Given records
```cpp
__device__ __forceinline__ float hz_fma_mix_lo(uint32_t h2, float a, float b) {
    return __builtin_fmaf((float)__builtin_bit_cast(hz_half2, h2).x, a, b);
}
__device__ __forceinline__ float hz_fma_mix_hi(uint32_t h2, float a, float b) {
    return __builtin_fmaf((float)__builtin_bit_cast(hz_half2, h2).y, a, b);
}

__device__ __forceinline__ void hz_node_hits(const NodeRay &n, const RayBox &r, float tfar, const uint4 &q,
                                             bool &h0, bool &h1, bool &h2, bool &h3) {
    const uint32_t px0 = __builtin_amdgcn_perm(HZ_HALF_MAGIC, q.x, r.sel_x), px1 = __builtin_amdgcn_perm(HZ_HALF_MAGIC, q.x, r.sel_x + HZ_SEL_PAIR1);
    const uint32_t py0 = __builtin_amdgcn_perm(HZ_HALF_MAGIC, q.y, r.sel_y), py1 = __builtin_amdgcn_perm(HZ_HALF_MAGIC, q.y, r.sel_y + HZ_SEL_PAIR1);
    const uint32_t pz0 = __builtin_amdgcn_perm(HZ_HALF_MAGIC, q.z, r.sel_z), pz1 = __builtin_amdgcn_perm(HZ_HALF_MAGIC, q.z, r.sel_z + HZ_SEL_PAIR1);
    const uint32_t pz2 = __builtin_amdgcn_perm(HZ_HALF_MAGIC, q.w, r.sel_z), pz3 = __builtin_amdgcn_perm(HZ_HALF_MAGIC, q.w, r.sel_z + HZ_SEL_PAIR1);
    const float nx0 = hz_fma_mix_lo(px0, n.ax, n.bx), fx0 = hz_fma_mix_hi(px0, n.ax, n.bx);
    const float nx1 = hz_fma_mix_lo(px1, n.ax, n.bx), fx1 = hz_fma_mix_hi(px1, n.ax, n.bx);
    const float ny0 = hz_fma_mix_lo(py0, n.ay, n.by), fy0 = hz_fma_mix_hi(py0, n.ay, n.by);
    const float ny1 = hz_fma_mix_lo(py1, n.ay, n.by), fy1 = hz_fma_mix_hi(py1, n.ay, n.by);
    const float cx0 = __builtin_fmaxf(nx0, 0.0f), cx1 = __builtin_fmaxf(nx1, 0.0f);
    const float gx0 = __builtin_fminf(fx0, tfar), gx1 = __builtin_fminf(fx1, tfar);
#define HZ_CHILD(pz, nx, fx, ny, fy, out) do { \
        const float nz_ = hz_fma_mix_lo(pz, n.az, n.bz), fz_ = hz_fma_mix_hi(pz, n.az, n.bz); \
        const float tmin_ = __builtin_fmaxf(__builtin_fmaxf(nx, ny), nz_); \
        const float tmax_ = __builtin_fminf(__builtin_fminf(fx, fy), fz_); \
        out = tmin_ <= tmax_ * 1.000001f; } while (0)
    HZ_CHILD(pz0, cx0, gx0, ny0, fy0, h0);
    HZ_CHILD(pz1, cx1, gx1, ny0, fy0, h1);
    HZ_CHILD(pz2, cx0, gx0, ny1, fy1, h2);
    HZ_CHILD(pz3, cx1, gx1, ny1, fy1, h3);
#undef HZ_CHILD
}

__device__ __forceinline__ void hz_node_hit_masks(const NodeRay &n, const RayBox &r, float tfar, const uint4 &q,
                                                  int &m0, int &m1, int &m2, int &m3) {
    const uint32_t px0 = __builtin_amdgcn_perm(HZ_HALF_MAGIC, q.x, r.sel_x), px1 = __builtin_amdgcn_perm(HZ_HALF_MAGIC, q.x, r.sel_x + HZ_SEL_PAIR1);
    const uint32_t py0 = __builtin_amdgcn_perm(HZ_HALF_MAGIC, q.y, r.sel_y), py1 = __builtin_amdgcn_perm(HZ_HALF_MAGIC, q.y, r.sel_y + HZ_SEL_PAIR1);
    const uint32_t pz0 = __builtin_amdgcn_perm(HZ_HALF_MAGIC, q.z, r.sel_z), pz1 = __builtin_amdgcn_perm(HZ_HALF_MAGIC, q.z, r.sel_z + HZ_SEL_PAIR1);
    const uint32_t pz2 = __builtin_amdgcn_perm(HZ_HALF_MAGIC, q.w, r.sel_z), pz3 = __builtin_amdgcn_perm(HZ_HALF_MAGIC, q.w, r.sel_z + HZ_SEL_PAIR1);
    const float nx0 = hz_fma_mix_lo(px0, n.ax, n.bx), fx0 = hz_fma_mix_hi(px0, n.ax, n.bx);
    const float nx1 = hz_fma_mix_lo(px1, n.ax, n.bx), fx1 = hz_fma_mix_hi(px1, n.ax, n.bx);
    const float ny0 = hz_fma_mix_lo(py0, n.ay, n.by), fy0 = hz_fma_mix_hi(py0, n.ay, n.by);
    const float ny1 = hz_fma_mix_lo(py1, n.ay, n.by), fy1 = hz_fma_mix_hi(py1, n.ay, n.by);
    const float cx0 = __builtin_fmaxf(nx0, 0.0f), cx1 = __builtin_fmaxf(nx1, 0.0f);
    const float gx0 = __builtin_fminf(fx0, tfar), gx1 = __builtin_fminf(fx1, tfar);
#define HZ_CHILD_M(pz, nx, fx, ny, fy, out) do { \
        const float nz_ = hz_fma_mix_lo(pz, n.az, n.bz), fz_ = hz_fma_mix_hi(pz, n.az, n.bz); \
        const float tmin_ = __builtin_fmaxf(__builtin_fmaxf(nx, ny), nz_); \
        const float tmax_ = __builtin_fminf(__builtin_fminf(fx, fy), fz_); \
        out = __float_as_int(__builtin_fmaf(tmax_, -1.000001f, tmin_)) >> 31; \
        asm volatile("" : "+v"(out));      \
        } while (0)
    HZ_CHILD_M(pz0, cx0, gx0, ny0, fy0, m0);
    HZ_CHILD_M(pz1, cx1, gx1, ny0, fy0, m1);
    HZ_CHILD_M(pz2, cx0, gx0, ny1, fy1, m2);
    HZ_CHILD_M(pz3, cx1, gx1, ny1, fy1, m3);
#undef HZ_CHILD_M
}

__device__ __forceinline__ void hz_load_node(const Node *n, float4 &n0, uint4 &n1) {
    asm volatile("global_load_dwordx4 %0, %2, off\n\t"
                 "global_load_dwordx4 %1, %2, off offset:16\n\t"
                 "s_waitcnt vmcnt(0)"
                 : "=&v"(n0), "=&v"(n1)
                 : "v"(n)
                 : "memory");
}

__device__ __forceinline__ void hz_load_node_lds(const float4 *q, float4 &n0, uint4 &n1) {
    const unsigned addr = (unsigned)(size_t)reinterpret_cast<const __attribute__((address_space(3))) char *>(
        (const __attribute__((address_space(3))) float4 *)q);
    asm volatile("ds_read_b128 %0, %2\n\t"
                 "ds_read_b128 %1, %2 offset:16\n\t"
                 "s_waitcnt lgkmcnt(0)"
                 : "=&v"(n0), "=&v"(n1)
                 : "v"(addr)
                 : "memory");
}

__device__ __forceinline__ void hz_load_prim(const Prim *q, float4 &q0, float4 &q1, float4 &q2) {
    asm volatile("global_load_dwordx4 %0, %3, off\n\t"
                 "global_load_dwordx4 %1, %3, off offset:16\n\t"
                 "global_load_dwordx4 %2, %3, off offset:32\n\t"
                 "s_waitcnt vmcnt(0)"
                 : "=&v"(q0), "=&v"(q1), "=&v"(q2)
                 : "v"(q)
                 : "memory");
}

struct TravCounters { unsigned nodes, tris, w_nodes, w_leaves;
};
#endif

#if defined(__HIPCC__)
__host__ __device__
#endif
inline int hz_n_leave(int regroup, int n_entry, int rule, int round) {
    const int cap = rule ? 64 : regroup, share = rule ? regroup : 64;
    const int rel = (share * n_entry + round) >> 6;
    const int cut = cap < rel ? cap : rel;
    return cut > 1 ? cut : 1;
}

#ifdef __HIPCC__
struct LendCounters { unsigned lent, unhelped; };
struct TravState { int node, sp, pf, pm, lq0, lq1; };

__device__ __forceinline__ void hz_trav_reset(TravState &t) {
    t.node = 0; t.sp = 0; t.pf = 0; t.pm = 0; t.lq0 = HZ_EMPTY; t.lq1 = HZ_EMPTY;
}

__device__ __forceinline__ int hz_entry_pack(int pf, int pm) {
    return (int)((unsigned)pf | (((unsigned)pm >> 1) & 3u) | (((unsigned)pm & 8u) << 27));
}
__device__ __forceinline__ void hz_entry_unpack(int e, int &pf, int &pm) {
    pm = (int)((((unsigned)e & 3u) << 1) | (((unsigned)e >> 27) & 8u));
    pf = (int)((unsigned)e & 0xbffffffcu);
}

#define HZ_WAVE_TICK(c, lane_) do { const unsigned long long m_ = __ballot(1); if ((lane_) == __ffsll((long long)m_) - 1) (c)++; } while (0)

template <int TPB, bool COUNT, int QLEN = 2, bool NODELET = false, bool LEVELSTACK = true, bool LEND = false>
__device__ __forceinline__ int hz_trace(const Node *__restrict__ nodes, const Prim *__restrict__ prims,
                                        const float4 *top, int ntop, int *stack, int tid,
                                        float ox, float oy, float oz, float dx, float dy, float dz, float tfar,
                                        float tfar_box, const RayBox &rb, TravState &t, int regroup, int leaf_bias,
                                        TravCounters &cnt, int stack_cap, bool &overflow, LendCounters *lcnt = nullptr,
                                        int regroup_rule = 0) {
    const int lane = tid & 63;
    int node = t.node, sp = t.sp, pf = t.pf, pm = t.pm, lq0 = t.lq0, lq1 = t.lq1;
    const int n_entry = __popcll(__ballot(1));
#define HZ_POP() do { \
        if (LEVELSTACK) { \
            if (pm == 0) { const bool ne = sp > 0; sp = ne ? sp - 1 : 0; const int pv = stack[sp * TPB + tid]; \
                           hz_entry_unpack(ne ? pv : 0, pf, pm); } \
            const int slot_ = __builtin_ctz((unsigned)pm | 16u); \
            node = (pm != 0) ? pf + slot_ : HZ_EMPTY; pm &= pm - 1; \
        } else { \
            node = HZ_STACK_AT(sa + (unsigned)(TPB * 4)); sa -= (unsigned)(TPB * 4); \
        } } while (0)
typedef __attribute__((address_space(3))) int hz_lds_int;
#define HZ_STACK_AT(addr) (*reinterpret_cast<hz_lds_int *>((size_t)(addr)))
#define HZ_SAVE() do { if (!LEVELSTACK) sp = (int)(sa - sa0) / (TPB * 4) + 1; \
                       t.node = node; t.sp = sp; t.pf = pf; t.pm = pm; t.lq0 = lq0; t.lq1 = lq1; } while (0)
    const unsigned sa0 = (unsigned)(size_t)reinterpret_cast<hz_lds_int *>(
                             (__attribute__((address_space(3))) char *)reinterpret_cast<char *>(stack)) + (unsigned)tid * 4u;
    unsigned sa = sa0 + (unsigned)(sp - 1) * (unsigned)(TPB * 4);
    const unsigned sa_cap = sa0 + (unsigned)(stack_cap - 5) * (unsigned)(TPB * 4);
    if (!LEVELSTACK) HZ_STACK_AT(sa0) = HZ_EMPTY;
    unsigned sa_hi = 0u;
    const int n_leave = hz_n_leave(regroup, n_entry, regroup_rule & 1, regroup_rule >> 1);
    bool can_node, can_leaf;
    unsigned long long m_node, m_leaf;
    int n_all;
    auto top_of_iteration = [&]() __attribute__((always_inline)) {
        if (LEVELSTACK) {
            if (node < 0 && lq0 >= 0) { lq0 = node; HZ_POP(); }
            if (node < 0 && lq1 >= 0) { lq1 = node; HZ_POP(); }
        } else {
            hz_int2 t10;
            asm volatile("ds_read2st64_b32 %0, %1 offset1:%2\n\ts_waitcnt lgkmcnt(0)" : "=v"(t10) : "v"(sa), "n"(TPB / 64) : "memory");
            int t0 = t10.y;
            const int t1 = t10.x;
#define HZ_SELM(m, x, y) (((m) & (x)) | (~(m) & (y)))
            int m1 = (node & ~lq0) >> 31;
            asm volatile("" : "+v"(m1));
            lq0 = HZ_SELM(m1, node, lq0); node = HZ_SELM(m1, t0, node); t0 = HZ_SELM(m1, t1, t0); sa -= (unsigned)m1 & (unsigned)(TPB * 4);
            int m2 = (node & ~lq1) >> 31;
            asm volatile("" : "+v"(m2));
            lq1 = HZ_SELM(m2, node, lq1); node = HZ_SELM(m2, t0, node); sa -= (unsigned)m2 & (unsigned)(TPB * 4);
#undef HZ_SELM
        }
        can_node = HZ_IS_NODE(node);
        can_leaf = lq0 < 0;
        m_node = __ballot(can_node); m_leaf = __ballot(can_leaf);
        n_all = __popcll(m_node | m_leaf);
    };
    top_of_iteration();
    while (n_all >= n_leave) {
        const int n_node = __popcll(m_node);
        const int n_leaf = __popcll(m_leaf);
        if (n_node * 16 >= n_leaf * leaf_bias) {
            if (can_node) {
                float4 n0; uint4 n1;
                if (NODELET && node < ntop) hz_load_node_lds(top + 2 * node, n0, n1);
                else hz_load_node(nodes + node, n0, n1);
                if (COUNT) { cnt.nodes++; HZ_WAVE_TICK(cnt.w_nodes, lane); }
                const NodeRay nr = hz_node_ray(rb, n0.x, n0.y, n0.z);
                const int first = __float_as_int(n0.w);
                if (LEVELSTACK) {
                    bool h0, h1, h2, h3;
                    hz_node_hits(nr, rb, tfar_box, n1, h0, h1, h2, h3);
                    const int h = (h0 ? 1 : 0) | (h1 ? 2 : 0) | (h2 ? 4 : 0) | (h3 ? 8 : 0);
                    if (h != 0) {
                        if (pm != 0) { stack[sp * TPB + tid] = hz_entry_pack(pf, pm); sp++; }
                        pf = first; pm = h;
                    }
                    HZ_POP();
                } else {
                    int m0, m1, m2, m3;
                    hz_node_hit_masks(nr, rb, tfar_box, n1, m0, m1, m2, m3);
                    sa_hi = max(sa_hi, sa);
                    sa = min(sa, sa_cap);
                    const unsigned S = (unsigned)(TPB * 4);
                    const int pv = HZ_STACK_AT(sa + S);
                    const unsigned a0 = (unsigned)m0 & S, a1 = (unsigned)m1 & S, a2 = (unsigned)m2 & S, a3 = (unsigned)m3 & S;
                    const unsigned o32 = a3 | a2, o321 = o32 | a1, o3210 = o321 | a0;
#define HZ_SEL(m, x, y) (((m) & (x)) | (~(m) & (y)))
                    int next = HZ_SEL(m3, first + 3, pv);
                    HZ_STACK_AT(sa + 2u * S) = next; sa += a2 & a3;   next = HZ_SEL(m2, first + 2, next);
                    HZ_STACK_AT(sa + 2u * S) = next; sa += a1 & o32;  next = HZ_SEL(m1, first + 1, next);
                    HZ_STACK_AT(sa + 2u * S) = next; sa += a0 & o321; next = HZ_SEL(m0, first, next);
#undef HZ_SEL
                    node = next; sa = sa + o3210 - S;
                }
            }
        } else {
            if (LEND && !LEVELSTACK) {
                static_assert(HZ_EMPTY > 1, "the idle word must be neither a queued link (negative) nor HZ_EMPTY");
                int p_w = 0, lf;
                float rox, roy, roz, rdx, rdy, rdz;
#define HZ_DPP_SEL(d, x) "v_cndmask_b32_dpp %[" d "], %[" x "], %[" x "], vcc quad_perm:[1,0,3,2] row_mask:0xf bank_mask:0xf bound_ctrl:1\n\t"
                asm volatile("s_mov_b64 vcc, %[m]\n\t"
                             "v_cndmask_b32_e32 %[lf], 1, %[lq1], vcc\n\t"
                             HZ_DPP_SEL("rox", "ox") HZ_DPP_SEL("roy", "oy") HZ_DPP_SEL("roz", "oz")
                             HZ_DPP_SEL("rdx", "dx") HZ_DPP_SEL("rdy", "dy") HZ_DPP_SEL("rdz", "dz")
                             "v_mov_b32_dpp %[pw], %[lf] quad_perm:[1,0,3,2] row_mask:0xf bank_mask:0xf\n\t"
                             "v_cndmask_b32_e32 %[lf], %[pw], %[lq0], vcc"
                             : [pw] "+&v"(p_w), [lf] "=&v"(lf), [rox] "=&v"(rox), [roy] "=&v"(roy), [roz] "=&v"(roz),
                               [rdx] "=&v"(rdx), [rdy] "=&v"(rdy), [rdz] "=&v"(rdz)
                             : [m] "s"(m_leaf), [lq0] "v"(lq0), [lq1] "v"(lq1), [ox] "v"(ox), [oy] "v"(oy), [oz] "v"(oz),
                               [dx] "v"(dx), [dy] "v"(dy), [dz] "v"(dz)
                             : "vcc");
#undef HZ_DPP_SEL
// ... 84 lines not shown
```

What to produce
If a line of the entries contains the string "volatile", it counts; report how many such lines there are, as a bare number.

Task result
8